Data extract:
#ifndef PQ_GCAP_SKIP1
#define PQ_GCAP_SKIP1 1
#endif
template <int MGC, int NB>
__global__ __launch_bounds__(CT * NB) __attribute__((amdgpu_waves_per_eu(2, 2))) void k_admm_gcap(pq_lowrank lr, pq_problem pb, pq_state st, pq_gcap gc,
                                                  pq_settings s, int iters_call, const double* pc, int64_t ldpc,
                                                  int r0, const double* cc, const int32_t* cg_nzr,
                                                  const double* cg_nzv, int nzmax) {
  constexpr bool WIDE = MGC > CMG;
  constexpr int MGG = WIDE ? CMGW : 8;
  constexpr int CTN = CT * NB, CNWN = CTN / 64, CHWN = CTN / 32;
  constexpr int CG = CG_MAX * NB;
  constexpr int CTP1N = (CP1_ROWS / 16 + CNWN - 1) / CNWN;
  constexpr int CTP2N = ((CK_MAX + 15) / 16 + CNWN - 1) / CNWN;
  static_assert(CTP1N * CNWN * 16 >= CP1_ROWS && CTP2N * CNWN * 16 >= CK_MAX, "k_admm_gcap tiling");
  __shared__ __attribute__((aligned(16))) double WU[(CU_MAX + 4) * CG];
  double* const UT = WU;
  __shared__ double g_muv[CG], g_su[CG], g_dinv[CG], g_rn[CG], g_qmax[CG], g_coef[CG];
  __shared__ double g_y[CG * CH_MAX];
  constexpr int NPART = 5;
  __shared__ double g_part[CNWN * CG_MAX * NPART];
  __shared__ double g_gm[CG * 3];
  __shared__ double g_zg[CG * MGG], g_yg[CG * MGG], g_cgv[CG * MGG], g_cgx[CG * MGG],
      g_wg[CG * MGG], g_cw[CG * MGG], g_rgz[CG * MGG], g_cmu[CG * MGG];
  __shared__ double g_rg[MGG], g_lg[MGG], g_ug[MGG];
  double* const g_zt = g_rgz;
  __shared__ int g_act[CG], g_it[CG], g_end[CG], g_stat[CG], g_off[CG], g_T[CG];
  __shared__ int s_urow[CU_MAX];
  __shared__ double s_sr[MGG];
  __shared__ double s_rho;
  __shared__ int s_any;

  const int grp = xcd_slot(blockIdx.x, gridDim.x);
  const int d0 = gc.gdates[grp];
  const int G = gc.gdates[grp + 1] - d0;
  const int U = gc.ucnt[grp];
  const int t = threadIdx.x, w = wave_id(), l = lane_id();
  const int n = pb.n, ld = pb.ld, mg = pb.mg, k_ld = gc.k_ld;
  const int kU = U + mg;
  const bool has_box = pb.lb != nullptr;
  const bool centred = lr.mu != nullptr;
  const double sigma = s.sigma, alpha = s.alpha;
  const double* Mi = gc.Minv + (int64_t)grp * gc.M_stride;
#ifdef PQ_PROFILE
  long long pclk[5] = {0, 0, 0, 0, 0};
  long long tclk = wall_clock64();
#endif

  if (kU > CP1_ROWS || U > CU_MAX || G > CG || kU > k_ld) {
    for (int g = t; g < G; g += CTN) st.status[d0 + g] = PQ_NON_CONVEX;
    return;
  }

  for (int u = t; u < CU_MAX; u += CTN) s_urow[u] = u < U ? gc.urows[(int64_t)grp * gc.umax + u] : 0;
  for (int e = t; e < (CU_MAX + 4) * CG; e += CTN) UT[e] = 0.0;
  if (t == 0) s_rho = gc.grho[grp];
  __syncthreads();
  const double rho = s_rho;
  const GConst gk = gconst(lr, pb, s, d0, rho);
  if (t < mg) s_sr[t] = sqrt(row_rho(pb.lg[t], pb.ug[t], rho, s));
  if (t < CG) {
    const int g = t;
    int act = 0;
    if (g < G) {
      const int b = d0 + g;
      const int stt = st.status[b];
      act = (stt == PQ_UNSOLVED || stt == PQ_NEED_REFACTOR);
      g_it[g] = st.iters[b];
      g_end[g] = min(s.max_iter, st.iters[b] + iters_call);
      g_stat[g] = stt;
      g_T[g] = lr.tlen[b];
      g_off[g] = gc.uoff[b];
      g_dinv[g] = 1.0 / gk.d;
    }
    g_act[g] = act;
  }
  for (int e = t; e < CG * MGG; e += CTN) {
    const int g = e / MGG, r = e % MGG;
    double zg = 0, yg = 0;
    if (g < G && r < mg) {
      const int b = d0 + g;
      zg = st.z[(int64_t)b * st.m_ld + r];
      yg = st.y[(int64_t)b * st.m_ld + r];
    }
    g_zg[e] = zg;
    g_yg[e] = yg;
  }
  if (t < MGG) {
    const bool ok = t < mg;
    g_lg[t] = ok ? pb.lg[t] : 0.0;
    g_ug[t] = ok ? pb.ug[t] : 0.0;
    g_rg[t] = ok ? row_rho(pb.lg[t], pb.ug[t], rho, s) : 0.0;
// ... 63 lines not shown
      }
    }
    muv = lanes_sum<32>(muv);
    qmax = lanes_max<32>(qmax);
#pragma unroll
    for (int r = 0; r < CMG; ++r) cvp[r] = lanes_sum<32>(cvp[r]);
    if (hl == 0) {
      g_muv[g] = muv;
      g_qmax[g] = qmax;
      if constexpr (!WIDE)
        for (int r = 0; r < mg; ++r) g_cgv[g * MGG + r] = cvp[r];
    }
  }
  if (t == 0) {
    int any = 0;
    for (int g = 0; g < G; ++g) any |= g_act[g];
    s_any = any;
  }
  __syncthreads();

  const int ntile = (U + mg + 15) >> 4;
  const int ktile = (kU + 15) >> 4;
  while (s_any) {
#pragma clang diagnostic push
#pragma clang diagnostic ignored "-Wshadow"
    const int t = threadIdx.x + loop_zero();
    const int w = t >> 6, l = t & 63, hg = t >> 5, hl = t & 31;
    const int hbase = (hg & 1) * 32;
#pragma clang diagnostic pop
    (void)hbase;
    {
      const int z0 = loop_zero();
      const int kq = l >> 4, m0 = (l & 15) + z0;
      const double* Vp[NB];
      double wsc1[NB];
#pragma unroll
      for (int nb = 0; nb < NB; ++nb) {
        const int m = m0 + 16 * nb;
        Vp[nb] = (m < G) ? st.work + (int64_t)(d0 + m) * st.work_stride + ld : nullptr;
        wsc1[nb] = m < G ? g_dinv[m] : 1.0;
      }
      f64x4 c[CTP1N][NB];
      const double* arow[CTP1N];
      bool tv[CTP1N], aval[CTP1N];
      const int wu = __builtin_amdgcn_readfirstlane(w);
#pragma unroll
      for (int j = 0; j < CTP1N; ++j) {
#pragma unroll
        for (int nb = 0; nb < NB; ++nb) c[j][nb] = f64x4{0.0, 0.0, 0.0, 0.0};
        const int u = (w + CNWN * j) * 16 + m0;
        tv[j] = wu + CNWN * j < ntile;
        aval[j] = u < U + mg;
        arow[j] = u < U ? lr.panel + (int64_t)s_urow[u] * lr.ldp : pb.Cg + (int64_t)(u < U + mg ? u - U : 0) * ld;
      }
      struct Buf { double2 b[NB]; double2 a[CTP1N]; double bs[NB]; };
      const double* Vq[NB];
#pragma unroll
      for (int nb = 0; nb < NB; ++nb) Vq[nb] = Vp[nb] ? Vp[nb] : st.work + (int64_t)d0 * st.work_stride + ld;
      auto load = [&](Buf& f, int k0) {
        const int kk = k0 + 2 * kq;
        const bool kin = kk + 1 < n;
        const int kc = kin ? kk : 0;
#pragma unroll
        for (int nb = 0; nb < NB; ++nb) {
          f.b[nb] = *reinterpret_cast<const double2*>(Vq[nb] + kc);
          f.bs[nb] = (Vp[nb] && kin) ? 1.0 : 0.0;
        }
#pragma unroll
        for (int j = 0; j < CTP1N; ++j) f.a[j] = *reinterpret_cast<const double2*>(arow[j] + kc);
      };
      auto mma = [&](const Buf& f) {
#pragma unroll
        for (int nb = 0; nb < NB; ++nb) {
          const double bx = f.b[nb].x * f.bs[nb], by = f.b[nb].y * f.bs[nb];
#pragma unroll
          for (int j = 0; j < CTP1N; ++j) {
            if (PQ_GCAP_SKIP1 && !tv[j]) continue;
            c[j][nb] = __builtin_amdgcn_mfma_f64_16x16x4f64(f.a[j].x, bx, c[j][nb], 0, 0, 0);
            c[j][nb] = __builtin_amdgcn_mfma_f64_16x16x4f64(f.a[j].y, by, c[j][nb], 0, 0, 0);
          }
        }
      };
      Buf f0, f1;
      load(f0, 0);
      for (int k0 = 0; k0 < n; k0 += 16) {
        load(f1, k0 + 8);
        mma(f0);
        load(f0, k0 + 16);
        mma(f1);
      }
#pragma unroll
      for (int j = 0; j < CTP1N; ++j) {
        const int tile = w + CNWN * j;
        if (tv[j]) {
#pragma unroll
          for (int nb = 0; nb < NB; ++nb) {
            const int m = m0 + 16 * nb;
#pragma unroll
            for (int r = 0; r < 4; ++r) {
              const int u = tile * 16 + kq + 4 * r;
              if (u < U) {
                WU[u * CG + m] = gk.sqc * wsc1[nb] * c[j][nb][r];
              } else if (u < U + mg) {
                const double cgv = wsc1[nb] * c[j][nb][r];
                if (m < G) g_cgv[m * MGG + (u - U)] = cgv;
                WU[u * CG + m] = s_sr[u - U] * cgv;
              }
            }
          }
        }
      }
    }
    __syncthreads();
    CSTAMP(0);
    {
      const int z0 = loop_zero();
      const int kq = l >> 4, m = (l & 15) + z0;
      f64x4 z[CTP2N][NB];
      const double* mrow[CTP2N];
      bool zv[CTP2N], rv[CTP2N];
#pragma unroll
      for (int j = 0; j < CTP2N; ++j) {
#pragma unroll
        for (int nb = 0; nb < NB; ++nb) z[j][nb] = f64x4{0.0, 0.0, 0.0, 0.0};
        const int row = (w + CNWN * j) * 16 + m;
        zv[j] = w + CNWN * j < ktile;
        rv[j] = row < kU;
        mrow[j] = Mi + (int64_t)(rv[j] ? row : 0) * k_ld;
      }
      const int kU4 = (kU + 7) & ~7;
      auto loadA = [&](double2 (&a)[CTP2N], int k0) {
        const int kk = k0 + 2 * kq;
        const int k0c = kk < kU ? kk : 0, k1c = kk + 1 < kU ? kk + 1 : 0;
#pragma unroll
        for (int j = 0; j < CTP2N; ++j) {
          const int ts = zv[j] ? (w + CNWN * j) * 16 : 0;
          const bool left = kk < ts;
          const double* mc = Mi + (ts + m);
          a[j].x = *(left ? mrow[j] + kk : mc + (int64_t)k0c * k_ld);
          a[j].y = *(left ? mrow[j] + kk + 1 : mc + (int64_t)k1c * k_ld);
// ... 185 lines not shown
          double cwv = 0.0;
          for (int r2 = 0; r2 < mg; ++r2) cwv = fma(cc[r * mg + r2], g_cw[g * MGG + r2], cwv);
          if (hl == 0) g_zt[g * MGG + r] = g_cgv[g * MGG + r] - dinv * (a - su * g_cmu[g * MGG + r] + cwv);
        }
        __builtin_amdgcn_wave_barrier();
        double gm[3] = {0.0, 0.0, 0.0};
        if (hl < mg) {
          const int e = g * MGG + hl;
          const double rg = g_rg[hl], zt = g_zt[e];
          const RowStep rs = row_step(zt, g_zg[e], g_yg[e], rg, g_lg[hl], g_ug[hl], alpha);
          const double zn = rs.zn, yn = rs.yn;
          const double cx = alpha * zt + (1.0 - alpha) * g_cgx[e];
          gm[0] = fabs(cx - zn);
          gm[1] = fabs(cx);
          gm[2] = fabs(zn);
          g_rgz[e] = rg * zt;
          g_zg[e] = zn;
          g_yg[e] = yn;
          g_cgx[e] = cx;
          g_wg[e] = rg * zn - yn;
        }
#pragma unroll
        for (int k = 0; k < 3; ++k) gm[k] = lanes_max<32>(gm[k]);
        if (hl == 0)
          for (int k = 0; k < 3; ++k) g_gm[g * 3 + k] = gm[k];
      }
    }
    __syncthreads();
    CSTAMP(2);
    {
      const int z0 = loop_zero();
      const int kq = l >> 4, ia = (l & 15) + z0;
      const int Uk = (U + 3) & ~3;
      const int cb = w / CNW, wb = w - cb * CNW;
#ifndef PQ_GCAP_PS
#define PQ_GCAP_PS 4
#endif
      constexpr int PS = PQ_GCAP_PS;
      constexpr int NR = 4;
      bool mact[NR];
#pragma unroll
      for (int r = 0; r < NR; ++r) {
        const int m = 16 * cb + kq + 4 * r;
        mact[r] = m < G && g_act[m];
      }
      const bool box_shared = pb.box_stride == 0;
      double mv[NR][4];
      double muv[NR];
#pragma unroll
      for (int r = 0; r < NR; ++r) {
        muv[r] = 0.0;
#pragma unroll
        for (int e = 0; e < 4; ++e) mv[r][e] = 0.0;
      }
      for (int p = wb; p * 32 < n; p += CNW) {
        const int i = p * 32 + 2 * ia;
        const bool cin = i < n;
        f64x4 ce = f64x4{0.0, 0.0, 0.0, 0.0}, co = f64x4{0.0, 0.0, 0.0, 0.0};
        struct ABuf { double2 a[PS]; };
        auto load = [&](ABuf& f, int u0) {
#pragma unroll
          for (int h = 0; h < PS; ++h) {
            const int u = u0 + 4 * h + kq;
            f.a[h] = *reinterpret_cast<const double2*>(lr.panel + (int64_t)s_urow[u < U ? u : 0] * lr.ldp +
                                                       (cin ? i : 0));
          }
        };
        auto mma = [&](const ABuf& f, int u0) {
#pragma unroll
          for (int h = 0; h < PS; ++h) {
            const int u = u0 + 4 * h + kq;
            const double av = u < U ? UT[u * CG + 16 * cb + ia] : 0.0;
            ce = __builtin_amdgcn_mfma_f64_16x16x4f64(av, f.a[h].x, ce, 0, 0, 0);
            co = __builtin_amdgcn_mfma_f64_16x16x4f64(av, f.a[h].y, co, 0, 0, 0);
          }
        };
        ABuf f0, f1;
        load(f0, 0);
        for (int u0 = 0; u0 < Uk; u0 += 8 * PS) {
          load(f1, u0 + 4 * PS);
          mma(f0, u0);
          load(f0, u0 + 8 * PS);
          mma(f1, u0 + 4 * PS);
        }
        if (!cin) continue;
        constexpr int MGL = WIDE ? 0 : MGC;
        constexpr int MGR = MGL > 0 ? MGL : 1;
        double2 cg2[MGR];
#pragma unroll
        for (int c = 0; c < MGL; ++c)
          cg2[c] = c < mg ? *reinterpret_cast<const double2*>(pb.Cg + (int64_t)c * ld + i) : double2{0.0, 0.0};
        int nzr2[2][WIDE ? CNZ : 1];
        double nzv2[2][WIDE ? CNZ : 1];
        if constexpr (WIDE) {
#pragma unroll
          for (int h = 0; h < 2; ++h)
#pragma unroll
            for (int e = 0; e < CNZ; ++e) {
              const bool ok = e < nzmax;
              nzr2[h][e] = ok ? cg_nzr[(int64_t)(i + h) * nzmax + e] : -1;
              nzv2[h][e] = ok ? cg_nzv[(int64_t)(i + h) * nzmax + e] : 0.0;
            }
        }
        double2 lo2 = double2{0.0, 0.0}, up2 = double2{0.0, 0.0}, rb2 = double2{0.0, 0.0};
        if (has_box && box_shared) {
          lo2 = *reinterpret_cast<const double2*>(pb.lb + i);
          up2 = *reinterpret_cast<const double2*>(pb.ub + i);
          rb2 = double2{row_rho(lo2.x, up2.x, rho, s), row_rho(lo2.y, up2.y, rho, s)};
        }
#pragma unroll
        for (int r = 0; r < NR; ++r) {
          __builtin_amdgcn_sched_barrier(0);
          if (!mact[r]) continue;
          const int m = 16 * cb + kq + 4 * r;
          const int bm = d0 + m;
          const double su = g_su[m], dinv = g_dinv[m];
          double2 lo = lo2, up = up2, rb = rb2;
          if (has_box && !box_shared) {
            lo = *reinterpret_cast<const double2*>(pb.lb + (int64_t)bm * pb.box_stride + i);
            up = *reinterpret_cast<const double2*>(pb.ub + (int64_t)bm * pb.box_stride + i);
            rb = double2{row_rho(lo.x, up.x, rho, s), row_rho(lo.y, up.y, rho, s)};
          }
          double* R_m = st.work + (int64_t)bm * st.work_stride + ld + i;
          double* x_m = st.x + (int64_t)bm * ld + i;
          double* Px_m = st.Px + (int64_t)bm * ld + i;
          double* zb_m = st.z + (int64_t)bm * st.m_ld + st.mg_pad + i;
          double* yb_m = st.y + (int64_t)bm * st.m_ld + st.mg_pad + i;
          const double2 rr2 = *reinterpret_cast<const double2*>(R_m);
          const double2 mu2 = centred ? *reinterpret_cast<const double2*>(lr.mu + (int64_t)bm * lr.mu_stride + i)
                                      : double2{0.0, 0.0};
          const double2 x2 = *reinterpret_cast<const double2*>(x_m);
          const double2 px2 = *reinterpret_cast<const double2*>(Px_m);
          const double2 q2 = *reinterpret_cast<const double2*>(pb.q + (int64_t)bm * pb.q_stride + i);
          double2 z2 = double2{0.0, 0.0}, y2 = double2{0.0, 0.0};
          if (has_box) {
            z2 = *reinterpret_cast<const double2*>(zb_m);
            y2 = *reinterpret_cast<const double2*>(yb_m);
          }
          double cwm[MGR], rgzm[MGR], ygm[MGR], wgm[MGR];
#pragma unroll
          for (int c = 0; c < MGL; ++c) {
            const bool ok = c < mg;
            cwm[c] = ok ? g_cw[m * MGG + c] : 0.0;
            rgzm[c] = ok ? g_rgz[m * MGG + c] : 0.0;
            ygm[c] = ok ? g_yg[m * MGG + c] : 0.0;
            wgm[c] = ok ? g_wg[m * MGG + c] : 0.0;
          }
// ... 25 lines not shown
            }
            const double xt = (rr0 - corr) * dinv;
            double pxt = rr0 - sigma * xt - rbi * xt - grgz;
#pragma unroll
            for (int c = 0; c < MGL; ++c) {
              pxt -= cgi[c] * rgzm[c];
              cgy = fma(cgi[c], ygm[c], cgy);
              cgw = fma(cgi[c], wgm[c], cgw);
            }
            const double xn = alpha * xt + (1.0 - alpha) * xi;
            const double pxn = alpha * pxt + (1.0 - alpha) * pxi;
            double rr = sigma * xn - qi + cgw;
            double cty = 0.0;
            zn_o = zi;
            yn_o = yi;
            if (has_box) {
              const RowStep rs = row_step(xt, zi, yi, rbi, loi, upi, alpha);
              const double zn = rs.zn, yn = rs.yn;
              zn_o = zn;
              yn_o = yn;
              cty = yn;
              rr += rbi * zn - yn;
              mv[r][0] = fmax(mv[r][0], fabs(xn - zn));
              mv[r][1] = fmax(mv[r][1], fmax(fabs(xn), fabs(zn)));
            }
            xn_o = xn;
            pxn_o = pxn;
            rr_o = rr;
            const double cy = cty + cgy;
            mv[r][2] = fmax(mv[r][2], fabs((pxn + qi + cty) + (cy - cty)));
            mv[r][3] = fmax(mv[r][3], fmax(fabs(pxn), fabs(cy)));
            muv[r] = fma(mui, rr * dinv, muv[r]);
          };
          one(ce[r], rr2.x, mu2.x, x2.x, px2.x, q2.x, z2.x, y2.x, lo.x, up.x, rb.x, 0, xo.x, pxo.x, zo.x, yo.x, ro.x);
          one(co[r], rr2.y, mu2.y, x2.y, px2.y, q2.y, z2.y, y2.y, lo.y, up.y, rb.y, 1, xo.y, pxo.y, zo.y, yo.y, ro.y);
          *reinterpret_cast<double2*>(x_m) = xo;
          *reinterpret_cast<double2*>(Px_m) = pxo;
          *reinterpret_cast<double2*>(R_m) = ro;
          if (has_box) {
            *reinterpret_cast<double2*>(zb_m) = zo;
            *reinterpret_cast<double2*>(yb_m) = yo;
          }
        }
      }
#pragma unroll
      for (int r = 0; r < NR; ++r) {
#pragma unroll
        for (int sh = 1; sh < 16; sh <<= 1) {
#pragma unroll
          for (int e = 0; e < 4; ++e) mv[r][e] = fmax(mv[r][e], __shfl_xor(mv[r][e], sh, 64));
          muv[r] += __shfl_xor(muv[r], sh, 64);
        }
        const int m = 16 * cb + kq + 4 * r;
        if (ia == 0) {
          double* pp = g_part + (w * CG_MAX + (m - 16 * cb)) * NPART;
#pragma unroll
          for (int e = 0; e < 4; ++e) pp[e] = mv[r][e];
          pp[4] = muv[r];
        }
      }
    }
    __syncthreads();
    CSTAMP(3);
    if (t < G && g_act[t]) {
      const int g = t;
      double mv[7] = {g_gm[g * 3], fmax(g_gm[g * 3 + 1], g_gm[g * 3 + 2]), 0.0, 0.0, 0.0, 0.0, g_qmax[g]};
      double muv = 0.0;
      for (int ww = (g / 16) * CNW; ww < (g / 16 + 1) * CNW; ++ww) {
        const double* pp = g_part + (ww * CG_MAX + (g & 15)) * NPART;
        mv[0] = fmax(mv[0], pp[0]);
        mv[1] = fmax(mv[1], pp[1]);
        mv[3] = fmax(mv[3], pp[2]);
        mv[4] = fmax(mv[4], pp[3]);
        muv += pp[4];
      }
      const int it = g_it[g] + 1;
      int stat = PQ_UNSOLVED;
      const bool finite = isfinite(muv);
      const double eps_p = eps_prim(mv, s), eps_d = eps_dual(mv, s);
      double rn = 0.0;
      if (!finite) {
        stat = PQ_NON_CONVEX;
      } else if (it >= s.min_iter && mv[0] <= eps_p && mv[3] <= eps_d) {
        stat = PQ_SOLVED;
      } else if (s.adapt_interval > 0 && it % s.adapt_interval == 0) {
        rn = rho_request(mv, rho, s);
      }
      if (stat == PQ_UNSOLVED && it >= s.max_iter) stat = PQ_MAX_ITER;
      g_it[g] = it;
      g_stat[g] = stat;
      g_act[g] = (stat == PQ_UNSOLVED) && it < g_end[g];
      g_rn[g] = rn;
      g_muv[g] = muv;
    }
    __syncthreads();
    if (t == 0) {
      double lsum = 0.0;
      int nreq = 0;
      for (int g = 0; g < G; ++g)
        if (g_rn[g] > 0.0 && g_stat[g] == PQ_UNSOLVED) { lsum += log(g_rn[g]); ++nreq; }
      int adapt = 0;
      if (nreq) {
// ... 34 lines not shown
      const int b = d0 + g;
      st.z[(int64_t)b * st.m_ld + r] = g_zg[e];
      st.y[(int64_t)b * st.m_ld + r] = g_yg[e];
    }
  }
#ifdef PQ_PROFILE
  if (t == 0) {
    for (int g = 0; g < G; ++g) {
      double* dstp = st.work + (int64_t)(d0 + g) * st.work_stride + PQ_WORK_PROF(ld, st.mg_pad) + 16;
      for (int k2 = 0; k2 < 5; ++k2) dstp[k2] += (double)pclk[k2] / G;
    }
  }
#endif
#undef GC_HPTRS
}

}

Task description:
Return each line of the data where the word "pclk" appears.

Result of the task:
  long long pclk[5] = {0, 0, 0, 0, 0};
      for (int k2 = 0; k2 < 5; ++k2) dstp[k2] += (double)pclk[k2] / G;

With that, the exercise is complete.